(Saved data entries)
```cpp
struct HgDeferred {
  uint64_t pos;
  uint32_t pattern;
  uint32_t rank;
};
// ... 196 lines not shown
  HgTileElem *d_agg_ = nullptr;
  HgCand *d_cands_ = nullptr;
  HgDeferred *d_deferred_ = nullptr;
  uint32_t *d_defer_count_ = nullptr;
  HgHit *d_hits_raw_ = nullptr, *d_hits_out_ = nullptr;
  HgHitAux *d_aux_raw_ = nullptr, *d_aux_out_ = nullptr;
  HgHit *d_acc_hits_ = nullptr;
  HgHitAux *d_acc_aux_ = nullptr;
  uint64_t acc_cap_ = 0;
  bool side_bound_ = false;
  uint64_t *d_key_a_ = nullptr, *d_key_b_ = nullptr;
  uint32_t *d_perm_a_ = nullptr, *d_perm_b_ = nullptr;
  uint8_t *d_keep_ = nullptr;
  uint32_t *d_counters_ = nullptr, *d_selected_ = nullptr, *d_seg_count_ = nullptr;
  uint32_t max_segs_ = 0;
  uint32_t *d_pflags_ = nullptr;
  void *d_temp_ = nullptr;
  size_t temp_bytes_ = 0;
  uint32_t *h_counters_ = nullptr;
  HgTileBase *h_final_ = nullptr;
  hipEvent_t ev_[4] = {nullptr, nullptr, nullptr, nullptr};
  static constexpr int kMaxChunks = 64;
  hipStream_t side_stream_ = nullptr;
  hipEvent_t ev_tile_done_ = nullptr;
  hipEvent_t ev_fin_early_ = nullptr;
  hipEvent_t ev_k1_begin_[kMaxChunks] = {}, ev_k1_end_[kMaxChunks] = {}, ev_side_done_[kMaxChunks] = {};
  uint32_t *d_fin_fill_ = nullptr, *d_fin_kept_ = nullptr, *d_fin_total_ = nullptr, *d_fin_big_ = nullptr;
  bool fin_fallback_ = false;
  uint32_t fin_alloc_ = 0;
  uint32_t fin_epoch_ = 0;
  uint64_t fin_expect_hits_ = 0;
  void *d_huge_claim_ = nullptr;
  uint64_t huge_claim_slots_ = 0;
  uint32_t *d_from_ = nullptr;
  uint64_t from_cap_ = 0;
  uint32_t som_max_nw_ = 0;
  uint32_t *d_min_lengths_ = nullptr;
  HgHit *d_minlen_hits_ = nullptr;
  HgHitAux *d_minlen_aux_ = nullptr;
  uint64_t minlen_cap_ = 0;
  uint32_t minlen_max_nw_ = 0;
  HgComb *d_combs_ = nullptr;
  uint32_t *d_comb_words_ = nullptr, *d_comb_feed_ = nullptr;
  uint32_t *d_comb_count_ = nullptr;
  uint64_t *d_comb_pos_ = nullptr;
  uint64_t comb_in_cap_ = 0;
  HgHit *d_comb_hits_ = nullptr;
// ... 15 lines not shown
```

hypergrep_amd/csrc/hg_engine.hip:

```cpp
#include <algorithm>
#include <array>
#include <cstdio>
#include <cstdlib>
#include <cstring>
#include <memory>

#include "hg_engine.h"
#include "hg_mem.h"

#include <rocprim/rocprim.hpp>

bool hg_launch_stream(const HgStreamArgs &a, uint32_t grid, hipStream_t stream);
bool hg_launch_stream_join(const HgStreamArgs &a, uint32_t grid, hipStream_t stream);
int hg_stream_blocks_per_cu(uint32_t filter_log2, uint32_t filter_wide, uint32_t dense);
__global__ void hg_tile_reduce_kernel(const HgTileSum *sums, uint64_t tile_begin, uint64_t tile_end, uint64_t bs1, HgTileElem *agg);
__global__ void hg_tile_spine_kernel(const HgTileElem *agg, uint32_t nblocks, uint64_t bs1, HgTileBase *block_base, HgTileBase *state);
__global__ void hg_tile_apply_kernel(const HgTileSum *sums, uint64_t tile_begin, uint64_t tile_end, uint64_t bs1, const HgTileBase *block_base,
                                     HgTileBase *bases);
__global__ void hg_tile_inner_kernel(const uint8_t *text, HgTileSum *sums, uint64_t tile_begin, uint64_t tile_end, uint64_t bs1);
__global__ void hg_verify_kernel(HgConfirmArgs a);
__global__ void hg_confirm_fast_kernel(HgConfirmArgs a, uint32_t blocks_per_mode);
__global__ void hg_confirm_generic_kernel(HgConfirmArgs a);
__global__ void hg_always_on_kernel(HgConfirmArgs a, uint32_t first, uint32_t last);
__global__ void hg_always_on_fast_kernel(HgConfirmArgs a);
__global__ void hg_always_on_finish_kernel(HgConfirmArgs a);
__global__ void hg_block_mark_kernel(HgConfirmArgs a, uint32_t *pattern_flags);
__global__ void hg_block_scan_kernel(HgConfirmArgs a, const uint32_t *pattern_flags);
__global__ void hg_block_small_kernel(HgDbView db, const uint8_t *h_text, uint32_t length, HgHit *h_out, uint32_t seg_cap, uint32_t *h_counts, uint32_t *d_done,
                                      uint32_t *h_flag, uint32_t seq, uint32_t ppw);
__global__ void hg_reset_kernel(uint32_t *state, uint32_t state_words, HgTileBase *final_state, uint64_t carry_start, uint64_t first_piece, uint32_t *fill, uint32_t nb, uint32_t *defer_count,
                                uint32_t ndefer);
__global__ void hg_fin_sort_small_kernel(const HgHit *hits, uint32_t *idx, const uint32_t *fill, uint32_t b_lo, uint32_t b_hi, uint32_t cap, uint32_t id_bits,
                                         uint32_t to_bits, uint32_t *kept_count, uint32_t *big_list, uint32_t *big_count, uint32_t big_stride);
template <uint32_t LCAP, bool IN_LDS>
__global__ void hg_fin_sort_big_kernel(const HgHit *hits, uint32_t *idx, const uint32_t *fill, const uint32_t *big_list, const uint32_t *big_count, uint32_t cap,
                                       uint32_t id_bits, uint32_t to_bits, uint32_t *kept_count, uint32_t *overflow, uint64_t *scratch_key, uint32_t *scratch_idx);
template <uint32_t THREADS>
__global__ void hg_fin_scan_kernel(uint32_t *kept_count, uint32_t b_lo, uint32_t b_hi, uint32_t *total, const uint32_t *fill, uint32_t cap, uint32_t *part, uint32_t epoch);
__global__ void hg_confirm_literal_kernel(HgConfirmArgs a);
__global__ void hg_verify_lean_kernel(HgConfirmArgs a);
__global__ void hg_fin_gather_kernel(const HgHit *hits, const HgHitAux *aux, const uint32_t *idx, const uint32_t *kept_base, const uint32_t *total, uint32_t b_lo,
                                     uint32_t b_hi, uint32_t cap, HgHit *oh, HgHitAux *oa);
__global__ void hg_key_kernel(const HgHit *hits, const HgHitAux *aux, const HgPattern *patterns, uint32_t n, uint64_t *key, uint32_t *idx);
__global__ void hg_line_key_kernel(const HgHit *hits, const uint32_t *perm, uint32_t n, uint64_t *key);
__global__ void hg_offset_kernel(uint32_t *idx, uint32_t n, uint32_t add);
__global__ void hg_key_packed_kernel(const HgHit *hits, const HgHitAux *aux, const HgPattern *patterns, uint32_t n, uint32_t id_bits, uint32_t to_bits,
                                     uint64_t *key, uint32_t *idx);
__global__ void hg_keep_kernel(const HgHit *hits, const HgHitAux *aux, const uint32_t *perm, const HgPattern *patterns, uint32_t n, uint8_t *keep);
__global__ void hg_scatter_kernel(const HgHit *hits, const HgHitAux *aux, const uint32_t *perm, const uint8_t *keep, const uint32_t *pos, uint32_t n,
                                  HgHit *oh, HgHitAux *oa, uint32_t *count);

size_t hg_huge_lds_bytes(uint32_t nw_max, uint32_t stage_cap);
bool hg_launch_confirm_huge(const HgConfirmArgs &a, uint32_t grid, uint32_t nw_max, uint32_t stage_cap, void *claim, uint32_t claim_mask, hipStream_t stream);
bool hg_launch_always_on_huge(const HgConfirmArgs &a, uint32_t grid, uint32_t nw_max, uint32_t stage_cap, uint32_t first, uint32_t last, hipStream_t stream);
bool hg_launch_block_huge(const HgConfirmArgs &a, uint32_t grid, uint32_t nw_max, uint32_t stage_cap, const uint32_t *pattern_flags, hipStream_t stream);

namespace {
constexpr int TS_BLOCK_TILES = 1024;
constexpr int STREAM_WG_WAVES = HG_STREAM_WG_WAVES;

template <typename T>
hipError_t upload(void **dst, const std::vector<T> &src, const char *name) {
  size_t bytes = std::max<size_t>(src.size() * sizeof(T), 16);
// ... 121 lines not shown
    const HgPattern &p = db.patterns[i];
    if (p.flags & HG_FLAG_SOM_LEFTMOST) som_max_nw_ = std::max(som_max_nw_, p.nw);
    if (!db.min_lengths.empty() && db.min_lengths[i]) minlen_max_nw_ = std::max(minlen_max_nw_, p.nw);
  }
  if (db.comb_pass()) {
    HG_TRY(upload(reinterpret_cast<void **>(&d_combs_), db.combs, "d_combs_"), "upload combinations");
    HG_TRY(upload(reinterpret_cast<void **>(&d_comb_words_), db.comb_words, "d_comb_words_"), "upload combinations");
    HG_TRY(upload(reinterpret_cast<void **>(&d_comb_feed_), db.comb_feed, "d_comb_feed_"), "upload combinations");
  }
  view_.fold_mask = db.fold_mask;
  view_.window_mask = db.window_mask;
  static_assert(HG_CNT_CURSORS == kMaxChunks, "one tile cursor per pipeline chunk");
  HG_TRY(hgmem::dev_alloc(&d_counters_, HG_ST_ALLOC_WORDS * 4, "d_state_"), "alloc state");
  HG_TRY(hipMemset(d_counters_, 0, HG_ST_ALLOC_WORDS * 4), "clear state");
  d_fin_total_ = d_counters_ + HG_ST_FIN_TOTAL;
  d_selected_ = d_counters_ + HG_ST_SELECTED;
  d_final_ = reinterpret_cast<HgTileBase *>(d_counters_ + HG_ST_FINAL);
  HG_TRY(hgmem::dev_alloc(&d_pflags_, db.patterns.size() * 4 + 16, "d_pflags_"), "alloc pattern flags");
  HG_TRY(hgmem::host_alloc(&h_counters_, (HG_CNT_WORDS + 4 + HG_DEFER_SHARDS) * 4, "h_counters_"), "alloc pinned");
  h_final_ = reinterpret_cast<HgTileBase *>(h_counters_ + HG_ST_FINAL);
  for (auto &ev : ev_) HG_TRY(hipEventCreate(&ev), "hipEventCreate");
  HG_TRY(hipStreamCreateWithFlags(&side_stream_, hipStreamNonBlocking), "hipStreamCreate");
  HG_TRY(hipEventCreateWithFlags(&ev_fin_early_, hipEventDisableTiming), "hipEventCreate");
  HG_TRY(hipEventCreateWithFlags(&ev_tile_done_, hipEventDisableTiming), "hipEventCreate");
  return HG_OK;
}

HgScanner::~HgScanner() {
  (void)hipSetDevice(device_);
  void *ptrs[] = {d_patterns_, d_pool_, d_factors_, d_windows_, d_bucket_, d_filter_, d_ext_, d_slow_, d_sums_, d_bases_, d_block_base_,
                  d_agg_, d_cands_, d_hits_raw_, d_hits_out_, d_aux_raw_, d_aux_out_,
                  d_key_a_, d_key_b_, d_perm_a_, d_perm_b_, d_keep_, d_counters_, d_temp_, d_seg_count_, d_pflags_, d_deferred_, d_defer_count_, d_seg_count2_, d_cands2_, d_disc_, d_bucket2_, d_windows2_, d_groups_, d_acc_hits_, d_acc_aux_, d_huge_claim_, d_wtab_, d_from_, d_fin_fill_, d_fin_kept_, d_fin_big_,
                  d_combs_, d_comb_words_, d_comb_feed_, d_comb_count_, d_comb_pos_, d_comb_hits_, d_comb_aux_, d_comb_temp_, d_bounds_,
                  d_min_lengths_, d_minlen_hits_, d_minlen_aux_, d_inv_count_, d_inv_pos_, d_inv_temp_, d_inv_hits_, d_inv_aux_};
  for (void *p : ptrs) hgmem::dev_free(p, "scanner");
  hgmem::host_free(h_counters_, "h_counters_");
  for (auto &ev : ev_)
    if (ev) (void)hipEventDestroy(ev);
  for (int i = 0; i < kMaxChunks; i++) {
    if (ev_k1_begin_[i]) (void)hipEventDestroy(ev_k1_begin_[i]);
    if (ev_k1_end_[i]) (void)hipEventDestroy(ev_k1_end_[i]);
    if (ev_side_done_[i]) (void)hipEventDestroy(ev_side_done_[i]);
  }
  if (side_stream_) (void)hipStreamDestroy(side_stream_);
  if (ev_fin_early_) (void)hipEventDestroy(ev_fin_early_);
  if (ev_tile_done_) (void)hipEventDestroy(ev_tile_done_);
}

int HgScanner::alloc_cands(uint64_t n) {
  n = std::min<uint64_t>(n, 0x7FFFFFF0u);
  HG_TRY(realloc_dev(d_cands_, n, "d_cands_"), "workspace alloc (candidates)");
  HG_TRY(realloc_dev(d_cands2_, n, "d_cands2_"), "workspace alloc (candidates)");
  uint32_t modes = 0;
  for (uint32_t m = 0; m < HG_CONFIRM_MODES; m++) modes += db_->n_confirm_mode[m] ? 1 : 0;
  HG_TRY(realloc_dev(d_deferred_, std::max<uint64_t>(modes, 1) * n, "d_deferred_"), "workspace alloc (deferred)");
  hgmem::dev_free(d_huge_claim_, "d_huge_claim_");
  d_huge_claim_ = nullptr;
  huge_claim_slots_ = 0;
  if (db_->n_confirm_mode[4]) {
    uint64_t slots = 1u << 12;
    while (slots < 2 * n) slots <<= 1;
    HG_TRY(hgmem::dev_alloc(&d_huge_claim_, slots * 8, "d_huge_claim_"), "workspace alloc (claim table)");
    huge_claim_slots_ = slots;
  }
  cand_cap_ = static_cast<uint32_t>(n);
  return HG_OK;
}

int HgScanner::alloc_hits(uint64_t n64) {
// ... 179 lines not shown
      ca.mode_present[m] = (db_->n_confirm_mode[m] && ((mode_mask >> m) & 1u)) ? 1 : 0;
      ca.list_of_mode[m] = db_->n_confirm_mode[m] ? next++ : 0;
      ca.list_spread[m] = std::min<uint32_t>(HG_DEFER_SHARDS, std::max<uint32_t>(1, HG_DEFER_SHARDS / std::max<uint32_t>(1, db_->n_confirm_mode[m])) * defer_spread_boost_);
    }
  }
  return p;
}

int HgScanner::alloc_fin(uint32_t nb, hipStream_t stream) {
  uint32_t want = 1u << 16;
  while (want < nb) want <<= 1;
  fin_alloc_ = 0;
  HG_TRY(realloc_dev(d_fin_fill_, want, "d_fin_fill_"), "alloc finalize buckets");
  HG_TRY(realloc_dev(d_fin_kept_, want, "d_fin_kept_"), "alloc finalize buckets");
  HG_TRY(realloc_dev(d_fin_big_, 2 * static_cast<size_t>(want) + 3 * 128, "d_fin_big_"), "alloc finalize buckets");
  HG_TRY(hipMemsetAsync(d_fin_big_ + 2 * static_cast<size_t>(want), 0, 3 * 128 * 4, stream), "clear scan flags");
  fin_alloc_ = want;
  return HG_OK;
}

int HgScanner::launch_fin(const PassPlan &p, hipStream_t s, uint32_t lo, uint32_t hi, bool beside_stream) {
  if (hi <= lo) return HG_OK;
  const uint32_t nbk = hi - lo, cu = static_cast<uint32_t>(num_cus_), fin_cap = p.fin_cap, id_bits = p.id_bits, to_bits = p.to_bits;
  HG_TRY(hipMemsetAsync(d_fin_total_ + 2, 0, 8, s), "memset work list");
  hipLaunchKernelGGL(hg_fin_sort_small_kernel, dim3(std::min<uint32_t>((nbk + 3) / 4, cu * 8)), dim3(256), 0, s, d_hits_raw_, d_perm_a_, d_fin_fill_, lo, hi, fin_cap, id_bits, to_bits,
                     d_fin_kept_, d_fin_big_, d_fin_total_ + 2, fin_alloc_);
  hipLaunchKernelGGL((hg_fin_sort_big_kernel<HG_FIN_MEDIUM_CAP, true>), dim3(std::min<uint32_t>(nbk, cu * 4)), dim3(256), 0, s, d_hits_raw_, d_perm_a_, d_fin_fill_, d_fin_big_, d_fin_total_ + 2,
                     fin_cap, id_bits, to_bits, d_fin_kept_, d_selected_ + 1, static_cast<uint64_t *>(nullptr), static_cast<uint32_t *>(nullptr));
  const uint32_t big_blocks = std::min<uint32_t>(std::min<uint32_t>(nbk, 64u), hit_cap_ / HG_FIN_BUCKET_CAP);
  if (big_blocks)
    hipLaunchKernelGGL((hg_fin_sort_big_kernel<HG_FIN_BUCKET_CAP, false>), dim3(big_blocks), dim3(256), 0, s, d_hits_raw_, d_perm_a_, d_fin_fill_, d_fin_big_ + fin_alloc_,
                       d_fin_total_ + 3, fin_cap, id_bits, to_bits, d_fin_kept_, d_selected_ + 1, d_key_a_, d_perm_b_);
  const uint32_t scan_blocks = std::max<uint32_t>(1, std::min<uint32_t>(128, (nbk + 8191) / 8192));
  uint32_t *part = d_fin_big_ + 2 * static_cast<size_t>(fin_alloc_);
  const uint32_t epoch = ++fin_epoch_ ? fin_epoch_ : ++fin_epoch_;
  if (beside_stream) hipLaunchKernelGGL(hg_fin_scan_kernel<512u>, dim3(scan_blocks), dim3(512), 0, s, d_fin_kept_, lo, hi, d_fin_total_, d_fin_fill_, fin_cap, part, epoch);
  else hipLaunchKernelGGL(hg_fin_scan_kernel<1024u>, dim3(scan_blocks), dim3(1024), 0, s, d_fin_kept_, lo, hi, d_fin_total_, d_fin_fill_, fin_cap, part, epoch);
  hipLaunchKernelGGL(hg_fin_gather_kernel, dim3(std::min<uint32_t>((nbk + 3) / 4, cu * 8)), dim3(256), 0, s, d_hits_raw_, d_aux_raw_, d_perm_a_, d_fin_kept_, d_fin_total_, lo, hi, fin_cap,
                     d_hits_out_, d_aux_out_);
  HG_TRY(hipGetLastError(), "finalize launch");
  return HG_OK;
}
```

→ **Problem to work on**: The job here is to find each line above with the word "workspace" and copy it.

→ **Answer section**:
  HG_TRY(realloc_dev(d_cands_, n, "d_cands_"), "workspace alloc (candidates)");
  HG_TRY(realloc_dev(d_cands2_, n, "d_cands2_"), "workspace alloc (candidates)");
  HG_TRY(realloc_dev(d_deferred_, std::max<uint64_t>(modes, 1) * n, "d_deferred_"), "workspace alloc (deferred)");
    HG_TRY(hgmem::dev_alloc(&d_huge_claim_, slots * 8, "d_huge_claim_"), "workspace alloc (claim table)");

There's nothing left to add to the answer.